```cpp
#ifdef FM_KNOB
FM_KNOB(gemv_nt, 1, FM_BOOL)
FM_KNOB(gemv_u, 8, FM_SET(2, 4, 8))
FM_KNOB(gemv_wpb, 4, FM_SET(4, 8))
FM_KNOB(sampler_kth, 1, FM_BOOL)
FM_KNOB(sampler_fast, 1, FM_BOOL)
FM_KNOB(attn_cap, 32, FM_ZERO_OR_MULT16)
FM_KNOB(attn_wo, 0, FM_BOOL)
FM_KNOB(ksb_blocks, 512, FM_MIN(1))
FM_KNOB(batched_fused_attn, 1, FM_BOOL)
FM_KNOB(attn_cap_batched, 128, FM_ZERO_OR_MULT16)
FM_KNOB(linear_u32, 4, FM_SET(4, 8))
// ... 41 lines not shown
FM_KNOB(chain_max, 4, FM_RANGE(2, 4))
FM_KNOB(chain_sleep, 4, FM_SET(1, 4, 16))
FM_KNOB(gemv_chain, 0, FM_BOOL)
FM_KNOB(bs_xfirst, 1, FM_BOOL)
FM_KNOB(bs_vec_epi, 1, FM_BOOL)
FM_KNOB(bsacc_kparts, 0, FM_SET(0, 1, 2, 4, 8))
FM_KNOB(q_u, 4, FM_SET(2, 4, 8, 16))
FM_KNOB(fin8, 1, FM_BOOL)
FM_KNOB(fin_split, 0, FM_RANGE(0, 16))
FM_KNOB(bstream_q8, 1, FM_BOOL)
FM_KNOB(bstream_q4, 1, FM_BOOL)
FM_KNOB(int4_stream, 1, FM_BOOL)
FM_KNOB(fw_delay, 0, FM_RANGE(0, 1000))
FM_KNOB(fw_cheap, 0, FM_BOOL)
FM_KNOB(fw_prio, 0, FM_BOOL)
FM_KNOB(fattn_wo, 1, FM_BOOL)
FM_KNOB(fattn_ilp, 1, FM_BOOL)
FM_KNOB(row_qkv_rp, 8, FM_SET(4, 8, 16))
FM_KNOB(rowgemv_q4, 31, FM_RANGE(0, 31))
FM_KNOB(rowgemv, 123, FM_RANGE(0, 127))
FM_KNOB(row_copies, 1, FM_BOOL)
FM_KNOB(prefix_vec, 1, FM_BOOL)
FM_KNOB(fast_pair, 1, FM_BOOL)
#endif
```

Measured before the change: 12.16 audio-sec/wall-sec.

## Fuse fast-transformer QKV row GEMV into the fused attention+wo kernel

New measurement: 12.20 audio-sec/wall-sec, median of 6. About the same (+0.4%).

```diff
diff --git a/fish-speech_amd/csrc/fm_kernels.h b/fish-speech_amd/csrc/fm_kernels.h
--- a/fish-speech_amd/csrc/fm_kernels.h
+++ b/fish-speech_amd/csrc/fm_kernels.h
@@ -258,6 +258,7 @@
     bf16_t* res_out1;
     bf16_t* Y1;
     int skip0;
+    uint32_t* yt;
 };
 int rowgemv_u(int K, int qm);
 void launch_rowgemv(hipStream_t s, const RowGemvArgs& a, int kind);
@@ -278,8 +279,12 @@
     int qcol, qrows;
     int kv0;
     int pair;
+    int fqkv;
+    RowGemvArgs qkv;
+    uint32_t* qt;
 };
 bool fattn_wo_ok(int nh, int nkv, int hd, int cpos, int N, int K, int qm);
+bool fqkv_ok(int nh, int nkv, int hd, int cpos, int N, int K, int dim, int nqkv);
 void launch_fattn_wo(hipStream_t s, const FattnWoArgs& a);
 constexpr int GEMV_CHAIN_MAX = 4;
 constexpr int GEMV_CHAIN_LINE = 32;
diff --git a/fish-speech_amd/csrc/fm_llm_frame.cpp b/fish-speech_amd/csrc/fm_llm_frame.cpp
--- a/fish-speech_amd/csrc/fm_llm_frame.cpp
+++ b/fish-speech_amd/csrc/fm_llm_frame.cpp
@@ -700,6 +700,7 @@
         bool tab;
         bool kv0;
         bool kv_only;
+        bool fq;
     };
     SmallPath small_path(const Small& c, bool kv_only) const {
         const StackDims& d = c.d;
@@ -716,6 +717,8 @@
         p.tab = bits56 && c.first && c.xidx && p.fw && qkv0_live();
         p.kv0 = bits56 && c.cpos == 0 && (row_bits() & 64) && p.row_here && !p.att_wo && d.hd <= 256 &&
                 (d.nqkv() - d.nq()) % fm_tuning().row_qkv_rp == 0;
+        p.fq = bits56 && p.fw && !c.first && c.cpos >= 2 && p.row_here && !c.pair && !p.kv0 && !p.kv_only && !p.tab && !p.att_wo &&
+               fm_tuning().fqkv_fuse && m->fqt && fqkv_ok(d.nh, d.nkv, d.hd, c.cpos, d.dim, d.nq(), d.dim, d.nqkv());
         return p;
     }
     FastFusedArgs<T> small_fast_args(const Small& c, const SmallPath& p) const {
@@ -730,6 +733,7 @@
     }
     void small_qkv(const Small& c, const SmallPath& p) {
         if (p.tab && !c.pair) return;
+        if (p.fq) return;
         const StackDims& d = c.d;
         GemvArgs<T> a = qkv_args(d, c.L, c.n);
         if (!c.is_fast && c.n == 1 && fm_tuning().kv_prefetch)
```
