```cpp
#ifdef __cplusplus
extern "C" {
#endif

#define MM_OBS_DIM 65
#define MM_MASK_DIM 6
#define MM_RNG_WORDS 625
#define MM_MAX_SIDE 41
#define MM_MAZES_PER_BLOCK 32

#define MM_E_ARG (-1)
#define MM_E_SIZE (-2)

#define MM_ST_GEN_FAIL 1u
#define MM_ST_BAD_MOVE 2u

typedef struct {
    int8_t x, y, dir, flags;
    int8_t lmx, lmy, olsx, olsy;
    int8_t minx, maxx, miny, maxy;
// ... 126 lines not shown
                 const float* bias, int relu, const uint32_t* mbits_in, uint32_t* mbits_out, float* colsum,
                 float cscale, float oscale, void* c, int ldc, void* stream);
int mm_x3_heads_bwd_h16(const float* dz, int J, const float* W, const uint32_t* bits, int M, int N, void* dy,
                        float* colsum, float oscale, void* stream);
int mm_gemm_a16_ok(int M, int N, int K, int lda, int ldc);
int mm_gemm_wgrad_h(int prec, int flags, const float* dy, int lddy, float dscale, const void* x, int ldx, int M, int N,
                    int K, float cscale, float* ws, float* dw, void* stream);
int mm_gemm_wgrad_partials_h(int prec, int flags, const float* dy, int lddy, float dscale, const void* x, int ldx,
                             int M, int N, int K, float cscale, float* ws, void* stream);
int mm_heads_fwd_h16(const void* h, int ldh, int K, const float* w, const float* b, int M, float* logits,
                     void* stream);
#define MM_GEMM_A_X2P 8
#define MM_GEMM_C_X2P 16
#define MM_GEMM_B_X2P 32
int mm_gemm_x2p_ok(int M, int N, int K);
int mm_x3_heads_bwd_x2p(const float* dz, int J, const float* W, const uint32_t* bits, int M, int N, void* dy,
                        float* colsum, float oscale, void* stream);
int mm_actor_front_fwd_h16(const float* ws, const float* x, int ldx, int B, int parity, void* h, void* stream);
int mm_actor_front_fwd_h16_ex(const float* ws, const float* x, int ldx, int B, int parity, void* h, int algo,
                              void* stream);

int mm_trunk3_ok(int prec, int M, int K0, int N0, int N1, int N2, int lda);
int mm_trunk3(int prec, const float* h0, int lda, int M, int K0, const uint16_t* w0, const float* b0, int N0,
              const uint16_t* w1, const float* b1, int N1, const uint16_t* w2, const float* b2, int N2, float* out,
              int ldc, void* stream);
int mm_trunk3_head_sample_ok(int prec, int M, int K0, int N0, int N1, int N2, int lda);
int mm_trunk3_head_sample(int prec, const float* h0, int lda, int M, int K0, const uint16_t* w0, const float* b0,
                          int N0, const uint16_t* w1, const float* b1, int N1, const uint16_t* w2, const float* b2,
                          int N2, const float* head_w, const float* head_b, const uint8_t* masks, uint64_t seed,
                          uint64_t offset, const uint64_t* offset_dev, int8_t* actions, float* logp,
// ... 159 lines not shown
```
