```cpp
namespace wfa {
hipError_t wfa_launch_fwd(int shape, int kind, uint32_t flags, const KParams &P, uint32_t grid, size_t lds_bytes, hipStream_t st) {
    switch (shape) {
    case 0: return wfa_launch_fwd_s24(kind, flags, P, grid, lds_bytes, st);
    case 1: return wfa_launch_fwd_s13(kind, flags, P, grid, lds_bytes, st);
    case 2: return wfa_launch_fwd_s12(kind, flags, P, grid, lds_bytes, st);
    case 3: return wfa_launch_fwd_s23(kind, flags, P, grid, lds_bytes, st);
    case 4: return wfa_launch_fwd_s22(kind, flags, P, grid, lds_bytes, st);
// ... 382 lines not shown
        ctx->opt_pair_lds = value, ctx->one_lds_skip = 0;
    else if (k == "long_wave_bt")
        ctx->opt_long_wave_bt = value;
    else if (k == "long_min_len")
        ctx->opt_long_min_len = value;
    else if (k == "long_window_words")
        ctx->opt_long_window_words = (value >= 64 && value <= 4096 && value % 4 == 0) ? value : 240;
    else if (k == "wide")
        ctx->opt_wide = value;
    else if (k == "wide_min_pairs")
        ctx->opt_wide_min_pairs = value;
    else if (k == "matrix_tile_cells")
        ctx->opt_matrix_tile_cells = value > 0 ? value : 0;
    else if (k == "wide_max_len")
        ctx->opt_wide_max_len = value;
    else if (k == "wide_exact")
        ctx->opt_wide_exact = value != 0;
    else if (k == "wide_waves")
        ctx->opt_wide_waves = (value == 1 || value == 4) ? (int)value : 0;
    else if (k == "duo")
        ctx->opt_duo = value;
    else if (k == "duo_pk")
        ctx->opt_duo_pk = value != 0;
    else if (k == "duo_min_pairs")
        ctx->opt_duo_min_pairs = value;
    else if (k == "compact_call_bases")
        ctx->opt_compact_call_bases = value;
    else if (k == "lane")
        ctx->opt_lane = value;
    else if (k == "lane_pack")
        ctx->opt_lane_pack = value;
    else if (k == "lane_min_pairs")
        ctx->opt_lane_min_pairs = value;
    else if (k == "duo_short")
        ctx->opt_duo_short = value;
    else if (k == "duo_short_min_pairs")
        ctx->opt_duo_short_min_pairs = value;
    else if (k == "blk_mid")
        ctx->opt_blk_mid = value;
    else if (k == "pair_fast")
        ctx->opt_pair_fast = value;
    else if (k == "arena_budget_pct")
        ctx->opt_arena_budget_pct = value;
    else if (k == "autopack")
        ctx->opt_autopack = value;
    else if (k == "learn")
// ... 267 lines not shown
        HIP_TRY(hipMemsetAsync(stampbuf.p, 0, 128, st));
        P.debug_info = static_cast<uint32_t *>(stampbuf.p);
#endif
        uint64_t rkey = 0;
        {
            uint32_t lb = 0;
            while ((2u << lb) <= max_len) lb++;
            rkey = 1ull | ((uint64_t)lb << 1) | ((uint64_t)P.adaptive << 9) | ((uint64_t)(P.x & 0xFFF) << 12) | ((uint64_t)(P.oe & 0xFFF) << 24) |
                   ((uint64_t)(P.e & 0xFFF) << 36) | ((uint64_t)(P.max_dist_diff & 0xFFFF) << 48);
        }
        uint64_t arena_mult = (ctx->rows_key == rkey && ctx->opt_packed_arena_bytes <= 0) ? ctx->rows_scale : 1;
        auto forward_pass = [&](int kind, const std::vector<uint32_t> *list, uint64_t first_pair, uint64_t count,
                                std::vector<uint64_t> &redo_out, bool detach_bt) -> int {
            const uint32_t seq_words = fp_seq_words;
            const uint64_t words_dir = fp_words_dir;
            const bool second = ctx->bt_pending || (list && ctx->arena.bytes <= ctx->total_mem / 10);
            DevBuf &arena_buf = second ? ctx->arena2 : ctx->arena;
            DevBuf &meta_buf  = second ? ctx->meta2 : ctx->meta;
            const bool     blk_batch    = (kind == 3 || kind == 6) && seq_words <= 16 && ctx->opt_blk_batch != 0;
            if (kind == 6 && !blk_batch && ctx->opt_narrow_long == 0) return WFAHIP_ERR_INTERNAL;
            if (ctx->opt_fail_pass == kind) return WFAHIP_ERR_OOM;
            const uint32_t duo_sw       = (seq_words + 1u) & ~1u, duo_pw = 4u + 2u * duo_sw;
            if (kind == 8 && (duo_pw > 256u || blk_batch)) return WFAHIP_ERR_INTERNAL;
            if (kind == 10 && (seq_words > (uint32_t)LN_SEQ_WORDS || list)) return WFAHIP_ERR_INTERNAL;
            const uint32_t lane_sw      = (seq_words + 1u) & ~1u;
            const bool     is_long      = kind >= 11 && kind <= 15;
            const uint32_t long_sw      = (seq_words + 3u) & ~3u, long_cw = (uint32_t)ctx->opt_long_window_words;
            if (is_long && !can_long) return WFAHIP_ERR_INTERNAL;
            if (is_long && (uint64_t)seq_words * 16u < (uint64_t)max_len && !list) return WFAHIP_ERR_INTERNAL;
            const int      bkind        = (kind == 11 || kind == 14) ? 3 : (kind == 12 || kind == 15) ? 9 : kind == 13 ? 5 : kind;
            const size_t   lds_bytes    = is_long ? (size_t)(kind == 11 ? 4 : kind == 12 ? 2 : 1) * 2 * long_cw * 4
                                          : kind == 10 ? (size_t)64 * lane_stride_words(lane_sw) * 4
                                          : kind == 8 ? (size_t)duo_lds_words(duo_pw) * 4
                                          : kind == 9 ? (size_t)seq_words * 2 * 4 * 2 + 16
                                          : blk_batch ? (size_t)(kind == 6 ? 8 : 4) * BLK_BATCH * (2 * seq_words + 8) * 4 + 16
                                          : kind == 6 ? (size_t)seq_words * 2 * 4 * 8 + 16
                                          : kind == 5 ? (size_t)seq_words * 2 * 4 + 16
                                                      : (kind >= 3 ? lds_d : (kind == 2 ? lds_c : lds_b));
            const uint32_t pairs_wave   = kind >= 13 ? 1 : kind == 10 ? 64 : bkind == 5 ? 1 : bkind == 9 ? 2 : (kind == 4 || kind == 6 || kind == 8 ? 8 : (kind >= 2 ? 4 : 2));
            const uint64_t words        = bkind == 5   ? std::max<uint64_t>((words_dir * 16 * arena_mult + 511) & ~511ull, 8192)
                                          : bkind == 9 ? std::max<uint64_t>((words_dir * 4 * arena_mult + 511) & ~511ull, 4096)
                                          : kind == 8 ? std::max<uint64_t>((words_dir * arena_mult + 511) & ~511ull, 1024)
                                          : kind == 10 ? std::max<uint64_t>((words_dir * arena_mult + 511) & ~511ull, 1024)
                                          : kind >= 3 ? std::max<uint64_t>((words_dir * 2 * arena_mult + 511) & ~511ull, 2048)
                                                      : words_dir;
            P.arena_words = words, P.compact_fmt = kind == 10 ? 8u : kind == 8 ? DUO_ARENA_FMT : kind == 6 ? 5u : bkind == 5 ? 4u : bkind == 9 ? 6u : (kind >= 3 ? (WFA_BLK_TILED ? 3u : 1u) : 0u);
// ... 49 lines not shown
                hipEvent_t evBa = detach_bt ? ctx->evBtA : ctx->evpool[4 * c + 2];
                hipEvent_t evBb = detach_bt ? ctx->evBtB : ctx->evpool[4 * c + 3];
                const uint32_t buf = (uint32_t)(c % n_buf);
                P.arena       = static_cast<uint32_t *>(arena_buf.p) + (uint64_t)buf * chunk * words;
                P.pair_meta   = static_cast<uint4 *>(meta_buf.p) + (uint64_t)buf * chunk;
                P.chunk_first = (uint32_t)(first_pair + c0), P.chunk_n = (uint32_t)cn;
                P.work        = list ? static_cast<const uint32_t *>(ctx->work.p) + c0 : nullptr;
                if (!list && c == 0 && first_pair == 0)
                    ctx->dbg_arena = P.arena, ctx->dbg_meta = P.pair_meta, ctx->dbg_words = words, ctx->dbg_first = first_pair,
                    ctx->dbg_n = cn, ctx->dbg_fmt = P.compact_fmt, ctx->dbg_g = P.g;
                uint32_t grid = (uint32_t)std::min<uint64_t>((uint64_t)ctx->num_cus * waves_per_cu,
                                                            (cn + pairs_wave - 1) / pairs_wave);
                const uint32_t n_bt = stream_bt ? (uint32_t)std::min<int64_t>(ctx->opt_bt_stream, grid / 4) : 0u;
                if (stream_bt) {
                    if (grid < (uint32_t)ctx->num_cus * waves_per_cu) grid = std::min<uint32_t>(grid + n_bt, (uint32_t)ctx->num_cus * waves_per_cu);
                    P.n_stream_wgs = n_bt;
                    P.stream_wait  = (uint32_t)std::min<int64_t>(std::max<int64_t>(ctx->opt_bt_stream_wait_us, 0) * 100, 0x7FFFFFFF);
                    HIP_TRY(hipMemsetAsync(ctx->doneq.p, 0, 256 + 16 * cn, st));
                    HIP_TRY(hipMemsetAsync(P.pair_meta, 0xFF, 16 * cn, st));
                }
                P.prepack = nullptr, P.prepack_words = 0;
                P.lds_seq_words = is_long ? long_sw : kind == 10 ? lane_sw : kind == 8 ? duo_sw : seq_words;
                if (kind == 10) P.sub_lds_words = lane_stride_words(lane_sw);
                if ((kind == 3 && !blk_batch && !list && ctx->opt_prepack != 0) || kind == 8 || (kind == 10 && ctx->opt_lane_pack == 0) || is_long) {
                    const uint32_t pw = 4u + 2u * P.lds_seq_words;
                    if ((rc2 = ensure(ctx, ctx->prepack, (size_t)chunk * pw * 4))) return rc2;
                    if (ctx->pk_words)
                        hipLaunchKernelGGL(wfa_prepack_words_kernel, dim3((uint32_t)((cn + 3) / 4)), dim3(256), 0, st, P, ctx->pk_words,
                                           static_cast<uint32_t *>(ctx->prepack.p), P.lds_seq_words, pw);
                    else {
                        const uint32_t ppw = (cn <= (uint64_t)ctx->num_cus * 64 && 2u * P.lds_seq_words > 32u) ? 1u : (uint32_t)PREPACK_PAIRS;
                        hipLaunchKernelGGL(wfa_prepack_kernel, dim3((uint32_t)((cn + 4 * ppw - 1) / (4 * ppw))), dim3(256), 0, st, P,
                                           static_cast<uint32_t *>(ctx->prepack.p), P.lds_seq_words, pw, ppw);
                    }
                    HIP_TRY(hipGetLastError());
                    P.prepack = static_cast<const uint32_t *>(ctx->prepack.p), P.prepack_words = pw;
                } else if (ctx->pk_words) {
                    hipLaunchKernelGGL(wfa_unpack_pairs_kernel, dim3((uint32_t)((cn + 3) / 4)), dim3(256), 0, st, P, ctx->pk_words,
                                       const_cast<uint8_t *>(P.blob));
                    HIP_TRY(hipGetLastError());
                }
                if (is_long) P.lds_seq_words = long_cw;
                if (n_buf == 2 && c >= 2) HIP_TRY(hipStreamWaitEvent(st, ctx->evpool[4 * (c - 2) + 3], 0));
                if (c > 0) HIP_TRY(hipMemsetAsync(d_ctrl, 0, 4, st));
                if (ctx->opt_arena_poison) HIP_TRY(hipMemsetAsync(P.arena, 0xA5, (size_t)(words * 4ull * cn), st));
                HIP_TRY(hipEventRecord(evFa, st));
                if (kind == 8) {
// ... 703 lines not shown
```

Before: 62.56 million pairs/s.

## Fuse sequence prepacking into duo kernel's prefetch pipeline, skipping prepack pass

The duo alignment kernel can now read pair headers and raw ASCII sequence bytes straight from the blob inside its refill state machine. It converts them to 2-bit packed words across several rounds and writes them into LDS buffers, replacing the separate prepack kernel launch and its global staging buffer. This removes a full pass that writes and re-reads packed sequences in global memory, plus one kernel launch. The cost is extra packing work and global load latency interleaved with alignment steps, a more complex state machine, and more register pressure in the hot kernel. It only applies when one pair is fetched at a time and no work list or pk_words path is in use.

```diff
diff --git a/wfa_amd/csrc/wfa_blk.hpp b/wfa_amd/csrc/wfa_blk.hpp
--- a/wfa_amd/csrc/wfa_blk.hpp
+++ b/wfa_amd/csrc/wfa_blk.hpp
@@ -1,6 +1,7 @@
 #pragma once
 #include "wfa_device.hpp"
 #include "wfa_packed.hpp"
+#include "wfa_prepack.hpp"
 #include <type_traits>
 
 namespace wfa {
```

━━━━━━━━━━━━━━━━

WORK INSTRUCTION:
In the listing above, find every line with the string "nqkv" and state how many there are, with no other words.

ANSWER BOX:
3